Using the screws on the finder bracket, make adjustments to the finderscope and move the cross hairs halfway towards Polaris' current position (indicated by the "X" in Figure B below). Once this is done, adjust the mount itself in altitude and azimuth so that Polaris is once again centered in the cross hairs. Repeat the process by rotating the mount back 180 degrees , and adjusting the finder bracket screws until the cross hairs are halfway between their current position and where Polaris is located, and then centering Polaris in the cross hairs by adjusting the mount in altitude and azimuth. With each successive adjustment the distance that Polaris moves away from center will decrease. Continue this process' until Polaris remains stationary in the cross hairs when the mount is rotated 180 degrees. When this is done, the optical axis of the finderscope is perfectly aligned with the polar axis of the mount. Now the finder can be used to polar align the mount.
So far we have accomplished aligning the polar axis of the telescope with the North Star (Polaris), but as any star atlas will reveal, the true North Celestial Pole (NCP) lies about 3/4 degrees away from Polaris, towards the last star in the Big Dipper (Alkaid). To make this final adjustment, the telescope mount (not the telescope tube) will also need to be moved away from Polaris towards the actual NCP. But the question is; since Polaris makes a complete rotation around the Celestial Pole once a day, how far should the mount be moved and in what direction? Let's take an example: suppose you are out observing on August 1 st at 8:00 p.m.. A quick inspection of the northern sky will reveal that the last star in the handle of the Big Dipper, Alkaid, lies above and to the left of Polaris in the 10 o'clock position. Now, while looking through the finderscope (with Polaris still centered in the cross hairs) adjust the latitude and azimuth of the mount up and to the left until Polaris also moves up and to the left in your straight through finderscope. (Remember a straight through finder inverts the image, so Polaris will appear to move in the same direction as the mount is moved). How far to move Polaris will depend on the field of view of the finderscope. If using a finderscope with a 6 degree field of view, Polaris should be offset approximately 1/3 of the way from center to edge in the finder's view (i.e. half of the field of view, from center to edge, equals 3 degrees and 1/3 of that equals 1 degree ). This calculation can be approximated for any finderscope with a known field of view.
The mount's setting circles can now be used to determine just how close the polar axis is to the NCP. First, aim the telescope tube (be careful not to move the mount or tripod legs) at a bright star of known right ascension near the celestial equator. Turn the right ascension setting circle to match that of the bright star. Now, rotate the telescope tube until it reads 2 hours 30 minutes (the right ascension of Polaris) and +89 degrees declination. Polaris should fall in the center of the finder's cross hairs. If it doesn't, once again move the mount in latitude and azimuth to center Polaris.
This procedure aligns the telescope mount to within a fraction of a degree of the NCP; good enough to track a star or planet in a medium power eyepiece without any noticeable drift.
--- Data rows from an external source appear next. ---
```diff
@@ -234,7 +259,9 @@
         __syncwarp(gmask);
     }
     n_ext = __reduce_add_sync(0xffffffffu, n_ext);
+    n_text = __reduce_add_sync(0xffffffffu, n_text);
     if (lane == 0 && n_ext) atomicAdd(&cnt->n_ext, (unsigned long long) n_ext);
+    if (lane == 0 && n_text) atomicAdd(&cnt->n_text, (unsigned long long) n_text);
 }
 
 __global__ void mark_task1_kernel(Counters *cnt) { if (threadIdx.x == 0 && blockIdx.x == 0) cnt->n_task1 = cnt->n_task; }
@@ -270,12 +297,18 @@
     vals[i] = (uint32_t) i;
 }
 
-__global__ void smem_gather_kernel(const bm2_smem *in, const uint32_t *perm, int64_t n, int max_occ, bm2_smem *out, int64_t *slot_cnt) {
+__global__ void smem_gather_kernel(const bm2_smem *in, const uint32_t *perm, int64_t n, int max_occ, bm2_smem *out, int64_t *slot_cnt,
+                                   Counters *cnt) {
     int64_t i = (int64_t) blockIdx.x * blockDim.x + threadIdx.x;
-    if (i >= n) return;
-    bm2_smem x = in[perm[i]];
-    out[i] = x;
-    slot_cnt[i] = x.s < max_occ ? x.s : max_occ;
+    int carried = 0;
+    if (i < n) {
+        bm2_smem x = in[perm[i]];
+        out[i] = x;
+        slot_cnt[i] = x.s < max_occ ? x.s : max_occ;
+        carried = x.k < 0;
+    }
+    carried = __reduce_add_sync(0xffffffffu, carried);
+    if ((threadIdx.x & 31) == 0 && carried) atomicAdd(&cnt->n_sa_carried, (unsigned long long) carried);
 }
 
 __global__ void read_smem_off_kernel(const uint64_t *keys_sorted, int64_t n_smem, int n_reads, int64_t *read_smem_off) {
@@ -303,7 +336,7 @@
         const int32_t o = owner[t];
         const bm2_smem x = sm[o];
         const int64_t step = x.s > max_occ ? x.s / max_occ : 1;
-        sa[t] = fm_sa_of_row(fm, x.k + (t - slot_off[o]) * step, &lf);
+        sa[t] = fm_sa_of_smem_row(fm, x.k + (t - slot_off[o]) * step, &lf);
     }
     lf = __reduce_add_sync(0xffffffffu, lf);
     if ((threadIdx.x & 31) == 0 && lf) atomicAdd(&cnt->n_lf, (unsigned long long) lf);
@@ -863,7 +896,10 @@
     }
     bs.max_len = max_len;
     Params pv = make_params(ctx);
-    if (upto != UPTO_SMEM && env_int("BM2_SMEM_TEXT", 1, 0, 1)) { pv.fm.text = ctx->idx.ref; pv.fm.text_len = 2 * ctx->idx.l_pac; }
+    if (upto != UPTO_SMEM && env_int("BM2_SMEM_TEXT", 1, 0, 1)) {
+        pv.fm.text = ctx->idx.ref; pv.fm.text_len = 2 * ctx->idx.l_pac;
+        pv.fm.carry = env_int("BM2_SMEM_CARRY", 1, 0, 1); pv.fm.sa_p0 = ctx->idx.sa_p0;
+    }
     Stages sg = { ctx, ctx->events, ctx->stage_names };
     if (sg.mark("h2d")) return 1;
 
@@ -943,7 +979,7 @@
     tok_smem.release();
     const int64_t n_smem = (int64_t) h_cnt.n_smem;
     bs.n_smem = n_smem;
-    ctx->last_n_ext = h_cnt.n_ext;
+    ctx->last_n_ext = h_cnt.n_ext; ctx->last_n_text = h_cnt.n_text;
 
     if (sg.mark("sort")) return 1;
     const int64_t ns1 = n_smem > 0 ? n_smem : 1;
@@ -962,7 +998,7 @@
                                                     P<uint32_t>(ctx, B_VALS_IN), P<uint32_t>(ctx, B_VALS_OUT), (int) n_smem, 0, 64, st));
         BM2_CUDA_OK(cudaMemsetAsync(P<int64_t>(ctx, B_SLOT_CNT) + n_smem, 0, 8, st));
         smem_gather_kernel<<<gb, 256, 0, st>>>(P<bm2_smem>(ctx, B_SMEM_RAW), P<uint32_t>(ctx, B_VALS_OUT), n_smem, ctx->opt.max_occ,
-                                               P<bm2_smem>(ctx, B_SMEM), P<int64_t>(ctx, B_SLOT_CNT));
+                                               P<bm2_smem>(ctx, B_SMEM), P<int64_t>(ctx, B_SLOT_CNT), d_cnt);
     } else {
         BM2_CUDA_OK(cudaMemsetAsync(P<int64_t>(ctx, B_SLOT_CNT), 0, 8, st));
     }
@@ -1039,7 +1075,7 @@
     BM2_CUDA_OK(cudaMemcpyAsync(&tot[3], d_right_off + n, 8, cudaMemcpyDeviceToHost, st));
     BM2_CUDA_OK(cudaMemcpyAsync(&h_cnt, d_cnt, sizeof(Counters), cudaMemcpyDeviceToHost, st));
     BM2_CUDA_OK(cudaStreamSynchronize(st));
-    ctx->last_n_lf = h_cnt.n_lf;
+    ctx->last_n_lf = h_cnt.n_lf; ctx->last_n_sa_carried = h_cnt.n_sa_carried;
     const int64_t n_chains = tot[0], n_regs = tot[1], n_left = tot[2], n_right = tot[3];
     bs.n_chains = n_chains; bs.n_regs = n_regs; bs.n_left = n_left; bs.n_right = n_right;
     if (n_regs > 2000000000LL) { bm2_set_error(ctx, "too many seeds in one batch"); return 1; }
@@ -1336,13 +1372,14 @@
     ctx->stage_names = ctx->lanes[0]->stage_names;
     ctx->stage_ms.assign(ctx->lanes[0]->stage_ms.size(), 0.f);
     ctx->last_n_ext = ctx->last_n_lf = ctx->last_cells = 0; ctx->last_n_retry[0] = ctx->last_n_retry[1] = 0;
-    ctx->last_jobs_skipped = ctx->last_walk_done = 0;
+    ctx->last_jobs_skipped = ctx->last_walk_done = 0; ctx->last_n_text = ctx->last_n_sa_carried = 0;
     for (int k = 0; k < K; ++k) {
         const bm2_ctx *l = ctx->lanes[k];
         for (size_t i = 0; i < ctx->stage_ms.size() && i < l->stage_ms.size(); ++i) ctx->stage_ms[i] += l->stage_ms[i];
         ctx->last_n_ext += l->last_n_ext; ctx->last_n_lf += l->last_n_lf; ctx->last_cells += l->last_cells;
         ctx->last_n_retry[0] += l->last_n_retry[0]; ctx->last_n_retry[1] += l->last_n_retry[1];
         ctx->last_jobs_skipped += l->last_jobs_skipped; ctx->last_walk_done += l->last_walk_done;
+        ctx->last_n_text += l->last_n_text; ctx->last_n_sa_carried += l->last_n_sa_carried;
     }
     out->n = n_out; out->regs = copy_out ? regs : nullptr; out->read_off = off;
     return 0;
@@ -1370,5 +1407,6 @@
     if (!ctx || n < 5) return 1;
     v[0] = ctx->last_n_ext; v[1] = ctx->last_n_lf; v[2] = ctx->last_cells; v[3] = ctx->last_n_retry[0]; v[4] = ctx->last_n_retry[1];
     if (n >= 7) { v[5] = ctx->last_jobs_skipped; v[6] = ctx->last_walk_done; }
+    if (n >= 9) { v[7] = ctx->last_n_text; v[8] = ctx->last_n_sa_carried; }
     return 0;
 }
```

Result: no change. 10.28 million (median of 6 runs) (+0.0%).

However, long exposure astrophotography is far less forgiving and film will easily reveal even the smallest amount of motion. At this point, you may be wondering why bother polar aligning any more accurately if you can use the slow motion controls or drive corrector to keep a guide star centered in the cross hairs of an eyepiece. Unfortunately, keeping the guide star centered in the cross hairs is only half the battle. Since, the polar axis is not perfectly in line with the Earth's axis, the stars in the field of view will slowly rotate as you guide. You will get a sharp image of the guide star, but the other stars on the photograph will appear to rotate around the guide star. This is also why you cannot accurately do guided photography with an Altitude-Azimuth (Altazimuth) style mount.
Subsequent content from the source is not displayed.